“It is said that no one truly knows a nation until one has been inside its jails” -Nelson Mandela
When Eastern State Penitentiary opened in 1829, it turned the US prison system on its head. It was the first “penitentiary”, where prisoners were removed from society and would repent. The Quaker philosophy encouraged order, solitary confinement, and, above all, silence. Eastern State’s management wanted to create an environment of strict order and conformity, giving inmates the opportunity to dwell on their mischievous ways and come out the other side as reformed individuals.
No expense was spared bringing this penal facility to fruition. It was one of the most expensive development projects of the early 1800s, costing the US taxpayer $800,000. Prisoners enjoyed state-of-the-art facilities, with running water, central heating, personal toilets, private outdoor exercise yards, and three meals a day of beef or pork.

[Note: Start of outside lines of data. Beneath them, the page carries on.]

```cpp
typedef struct {
  int32_t feat_dim;
  int32_t d_model;
  int32_t n_heads;
  int32_t ffn_dim;
  int32_t n_layers;
  int32_t cnn_kernel;
  int32_t causal;
  int32_t use_dynamic_chunk;
  int32_t static_chunk_size;
  int32_t vocab;
  int32_t has_cmvn;
  int32_t dec_heads;
  int32_t dec_ffn_dim;
// ... 179 lines not shown
                    const float* resid_dev, float* C_dev, int32_t M, int32_t N,
                    int32_t K, float alpha, int32_t act, void* stream);
int wn_op_gemm_skinny(const float* A_dev, const float* W_dev, const float* bias_dev,
                      const float* resid_dev, float* C_dev, int32_t M, int32_t N, int32_t K,
                      int32_t act, int32_t w_bf16, int32_t split_k, void* stream);
int wn_op_gemm_bf16_stored(const float* A_dev, const float* W_dev, const float* bias_dev,
                           const float* resid_dev, void* C_dev, int32_t M, int32_t N,
                           int32_t K, float alpha, int32_t act, int32_t c_bf16,
                           void* stream);
int wn_op_gemm_lowp(const void* A_dev, const void* W_dev, const void* a_scale_dev,
                    const void* w_scale_dev, const float* bias_dev,
                    const float* resid_dev, void* C_dev, void* c_scale_dev, int32_t M,
                    int32_t N, int32_t K, float alpha, int32_t act, int32_t c_mode,
                    int32_t dtype, void* stream);
int wn_op_mx_quantize(const float* x_dev, int32_t rows, int32_t K, void* q_dev,
                      void* scale_dev, void* stream);
int wn_op_ffn_fused(const float* X_dev, const float* W1_dev, const float* b1_dev,
                    const float* W2_dev, const float* b2_dev, float* x_inout_dev,
                    const float* ln_w_dev, const float* ln_b_dev, float* y_out_dev,
                    int32_t M, int32_t D, int32_t F, int32_t act, float alpha, float eps,
                    void* stream);
int wn_op_gemm_x6(const float* A_dev, const float* W_dev, const float* bias_dev,
                  const float* resid_dev, float* C_dev, int32_t M, int32_t N, int32_t K,
                  float alpha, int32_t act, int32_t bm, int32_t reps, void* stream);
int wn_op_ffn_x6(const float* X_dev, const float* W1_dev, const float* b1_dev,
                 const float* W2_dev, const float* b2_dev, float* x_inout_dev,
                 const float* ln_w_dev, const float* ln_b_dev, float* y_out_dev, int32_t M,
                 int32_t D, int32_t F, int32_t act, float alpha, float eps, int32_t reps,
                 void* stream);
int wn_op_gemm_x6r(const float* A_dev, const float* W_dev, const float* bias_dev,
                   float* x_inout_dev, const float* ln_w_dev, const float* ln_b_dev,
                   float* y_dev, float* C_dev, int32_t M, int32_t N, int32_t epi, float alpha,
                   float eps, int32_t reps, void* stream);

int wn_op_gemm_x6r512(const float* A, const float* W, const float* bias, float* x_inout,
                      const float* ln_w, const float* ln_b, float* y, const float* W2,
                      const float* bias2, float* C, int32_t M, int32_t N, int32_t epi, float alpha,
                      float eps, int32_t reps, void* stream);
int wn_op_log_add(const double* a_dev, const double* b_dev, double* out_dev,
                  int32_t n, void* stream);
int wn_op_layernorm(const float* x_dev, const float* w_dev, const float* b_dev,
                    float* y_dev, int32_t M, int32_t D, float eps, void* stream);

typedef struct wn_attention_op {
  const void* Q; const void* K; const void* V;
  int32_t ldq, ldk, ldv;
  int32_t q_rows, kv_rows;
  const float* P; int32_t ldp, p_rows;
  const int32_t* p_off;
  const float* bias_u; const float* bias_v;
  void* O; int32_t ldo;
  const int32_t* q_off; const int32_t* q_len;
  const int32_t* kv_off; const int32_t* kv_len;
  int32_t n_seq, n_heads;
  int32_t mask_mode, chunk_size, left_chunks;
  float scale;
  int32_t flags;
  int32_t precision;
  int32_t x6_galign;
} wn_attention_op;
#define WN_ATTN_FOLD 1
#define WN_ATTN_PREFOLD 2
#define WN_ATTN_QKV_BF16 4
#define WN_ATTN_O_BF16 8
int wn_op_attention(const wn_attention_op* op, int32_t* form_out, void* stream);
int wn_op_dwconv(const float* x, int32_t ldx, const float* wt, const float* bias,
// ... 59 lines not shown
```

However, for all its luxuries, Eastern State Penitentiary was nothing short of hell on earth for its early inhabitants. They were each provided with a Bible, the only source of stimulation in an otherwise barren and empty cell. Interaction between prisoners was absolutely forbidden. The private exercise yards and meals delivered directly to the inmate’s cell meant that prisoners rarely laid eyes on another inmate. On the rare occasions they left their cell, hoods covered the prisoner’s heads, limiting their vision, and preventing even the most primitive forms of human interaction.
The silence was deafening. Guards wore shoe covers to prevent the inmates from hearing their footsteps. The logic was that with utter silence, prisoners would have time to study the Bible, meditate on their crimes, and amend their villainous ways. However, instead of producing reformed citizens, the silence spawned insanity.
Eastern State Penitentiary’s model drew international recognition and governments from all corners of the globe visited Philadelphia to marvel and provide inspiration for their own replicas. By 1858, the prison had more than 10,000 visitors a year. Charles Dickens toured the prison in 1842, concluding that the rigid system of solitary confinement was “cruel and wrong”.
Ultimately, in 1913, the system of solitary confinement would be abandoned. After witnessing the insanity and madness that the “separate system” produced, the public appealed to the prison to reform its ways. Overcrowding was also becoming a problem, and each inmate receiving their own cell was inefficient in comparison to the space-saving “New York model” where prisoners were in shared cells.
Eastern State Penitentiary had its share of notorious criminals. In 1929, Al Capone spent eight months in the prison. According to reports from the Philadelphia Public Ledger, Capone’s power and influence secured him a lavish cell with a polished desk, hanging paintings, a radio, and a bright desk lamp. Today visitors can see a replica of how Capone’s cell was laid out.
A replica of Al Capone’s cell visible in the prison today.
The prison closed in January 1970 and remained empty until 1994, when the City of Philadelphia opened the building to the curious public. Today, visitors can walk the crumbling halls of America’s first penitentiary, with many of the cells sitting exactly how they were left when the iconic building closed its doors in 1970. Actors bring the cellblocks to life, describing the daily life of the 70,000 prisoners that came through its cells, and those that never left.